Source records
========================
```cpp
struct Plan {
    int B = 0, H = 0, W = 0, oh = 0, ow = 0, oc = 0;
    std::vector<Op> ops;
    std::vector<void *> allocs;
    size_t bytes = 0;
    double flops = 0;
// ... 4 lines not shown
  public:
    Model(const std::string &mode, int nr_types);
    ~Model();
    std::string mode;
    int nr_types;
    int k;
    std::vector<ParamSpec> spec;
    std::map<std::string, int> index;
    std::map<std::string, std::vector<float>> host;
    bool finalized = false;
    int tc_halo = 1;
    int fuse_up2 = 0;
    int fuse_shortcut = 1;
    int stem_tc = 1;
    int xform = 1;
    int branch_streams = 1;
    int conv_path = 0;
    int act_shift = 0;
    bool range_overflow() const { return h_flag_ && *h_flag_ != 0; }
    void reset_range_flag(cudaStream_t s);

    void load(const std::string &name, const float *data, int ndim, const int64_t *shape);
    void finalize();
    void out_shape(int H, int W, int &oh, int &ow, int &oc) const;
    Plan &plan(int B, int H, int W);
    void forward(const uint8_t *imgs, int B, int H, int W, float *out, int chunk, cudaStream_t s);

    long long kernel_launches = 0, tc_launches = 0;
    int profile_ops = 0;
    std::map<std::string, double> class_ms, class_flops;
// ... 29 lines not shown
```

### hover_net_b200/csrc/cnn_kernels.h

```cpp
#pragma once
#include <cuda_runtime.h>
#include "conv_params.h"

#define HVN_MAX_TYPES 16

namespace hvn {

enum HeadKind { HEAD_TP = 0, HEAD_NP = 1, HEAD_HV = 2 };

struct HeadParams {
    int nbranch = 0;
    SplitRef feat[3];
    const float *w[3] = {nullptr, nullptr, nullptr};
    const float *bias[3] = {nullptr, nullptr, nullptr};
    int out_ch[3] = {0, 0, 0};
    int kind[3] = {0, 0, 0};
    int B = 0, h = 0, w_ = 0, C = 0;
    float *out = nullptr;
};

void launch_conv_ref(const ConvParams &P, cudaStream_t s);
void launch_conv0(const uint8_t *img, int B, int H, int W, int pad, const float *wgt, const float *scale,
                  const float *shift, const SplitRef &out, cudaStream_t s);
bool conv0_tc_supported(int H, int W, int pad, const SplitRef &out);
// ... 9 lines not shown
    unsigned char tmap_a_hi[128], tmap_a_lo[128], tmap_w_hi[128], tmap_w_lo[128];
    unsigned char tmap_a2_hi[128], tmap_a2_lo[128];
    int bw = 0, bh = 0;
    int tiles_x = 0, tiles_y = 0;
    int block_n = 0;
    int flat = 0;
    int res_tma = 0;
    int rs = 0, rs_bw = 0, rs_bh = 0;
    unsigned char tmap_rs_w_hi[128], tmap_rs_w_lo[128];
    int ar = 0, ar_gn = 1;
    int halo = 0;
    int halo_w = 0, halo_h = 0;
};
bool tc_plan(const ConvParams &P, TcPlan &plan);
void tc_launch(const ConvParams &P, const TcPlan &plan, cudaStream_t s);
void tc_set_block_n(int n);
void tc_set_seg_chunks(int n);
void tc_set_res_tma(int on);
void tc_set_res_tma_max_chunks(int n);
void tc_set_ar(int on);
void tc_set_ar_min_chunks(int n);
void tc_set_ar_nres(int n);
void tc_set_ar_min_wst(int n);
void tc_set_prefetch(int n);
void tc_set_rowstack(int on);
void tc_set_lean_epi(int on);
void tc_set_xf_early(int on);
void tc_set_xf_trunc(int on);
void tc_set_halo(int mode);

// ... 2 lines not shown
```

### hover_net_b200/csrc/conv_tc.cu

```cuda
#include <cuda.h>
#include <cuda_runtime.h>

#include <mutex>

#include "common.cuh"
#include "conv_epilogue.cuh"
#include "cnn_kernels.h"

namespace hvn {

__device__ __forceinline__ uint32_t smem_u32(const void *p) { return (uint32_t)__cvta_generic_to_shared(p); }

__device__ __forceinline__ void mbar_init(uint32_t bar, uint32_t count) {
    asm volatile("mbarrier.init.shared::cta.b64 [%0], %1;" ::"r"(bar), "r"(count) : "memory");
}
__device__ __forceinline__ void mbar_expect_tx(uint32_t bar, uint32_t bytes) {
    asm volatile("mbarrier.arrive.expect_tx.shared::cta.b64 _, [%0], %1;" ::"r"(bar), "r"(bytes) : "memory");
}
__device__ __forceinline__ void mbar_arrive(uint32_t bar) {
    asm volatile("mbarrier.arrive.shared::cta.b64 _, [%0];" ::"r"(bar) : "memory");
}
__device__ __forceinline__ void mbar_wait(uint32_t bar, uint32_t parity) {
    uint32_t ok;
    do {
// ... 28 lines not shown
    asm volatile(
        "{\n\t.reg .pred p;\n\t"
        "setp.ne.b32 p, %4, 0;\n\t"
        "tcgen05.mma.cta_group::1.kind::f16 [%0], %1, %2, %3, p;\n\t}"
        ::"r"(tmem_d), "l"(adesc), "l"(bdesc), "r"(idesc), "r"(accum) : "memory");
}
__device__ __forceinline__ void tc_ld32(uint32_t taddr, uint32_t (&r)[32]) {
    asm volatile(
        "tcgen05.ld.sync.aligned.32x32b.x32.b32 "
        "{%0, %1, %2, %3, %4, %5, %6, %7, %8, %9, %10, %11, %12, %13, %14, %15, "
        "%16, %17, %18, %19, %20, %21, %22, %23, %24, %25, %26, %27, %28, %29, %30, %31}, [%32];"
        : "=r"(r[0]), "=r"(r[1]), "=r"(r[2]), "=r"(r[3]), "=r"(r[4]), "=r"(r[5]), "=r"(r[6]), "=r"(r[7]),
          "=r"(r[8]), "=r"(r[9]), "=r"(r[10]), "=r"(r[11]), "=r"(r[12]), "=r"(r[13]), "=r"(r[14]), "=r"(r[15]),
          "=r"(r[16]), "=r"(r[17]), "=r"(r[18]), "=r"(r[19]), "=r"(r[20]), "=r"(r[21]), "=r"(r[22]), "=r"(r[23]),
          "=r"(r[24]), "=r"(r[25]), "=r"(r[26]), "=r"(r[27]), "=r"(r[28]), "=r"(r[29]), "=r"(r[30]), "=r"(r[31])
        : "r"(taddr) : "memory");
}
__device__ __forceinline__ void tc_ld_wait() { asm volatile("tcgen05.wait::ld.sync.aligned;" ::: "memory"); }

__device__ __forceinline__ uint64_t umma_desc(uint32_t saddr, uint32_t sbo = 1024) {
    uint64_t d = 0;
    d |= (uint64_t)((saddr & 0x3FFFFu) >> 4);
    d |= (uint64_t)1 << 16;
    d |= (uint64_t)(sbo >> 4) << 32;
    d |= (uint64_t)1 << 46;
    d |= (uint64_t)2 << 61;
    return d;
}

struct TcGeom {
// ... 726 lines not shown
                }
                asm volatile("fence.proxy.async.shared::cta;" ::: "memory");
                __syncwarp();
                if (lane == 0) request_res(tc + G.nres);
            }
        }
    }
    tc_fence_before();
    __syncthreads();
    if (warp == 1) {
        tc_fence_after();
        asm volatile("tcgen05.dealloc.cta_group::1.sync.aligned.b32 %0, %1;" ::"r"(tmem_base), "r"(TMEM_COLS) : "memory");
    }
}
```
========================
TO DO: Make a copy of each line in the records above that has the word "saddr".

RESPONSE TO THE TASK:
__device__ __forceinline__ uint64_t umma_desc(uint32_t saddr, uint32_t sbo = 1024) {
    d |= (uint64_t)((saddr & 0x3FFFFu) >> 4);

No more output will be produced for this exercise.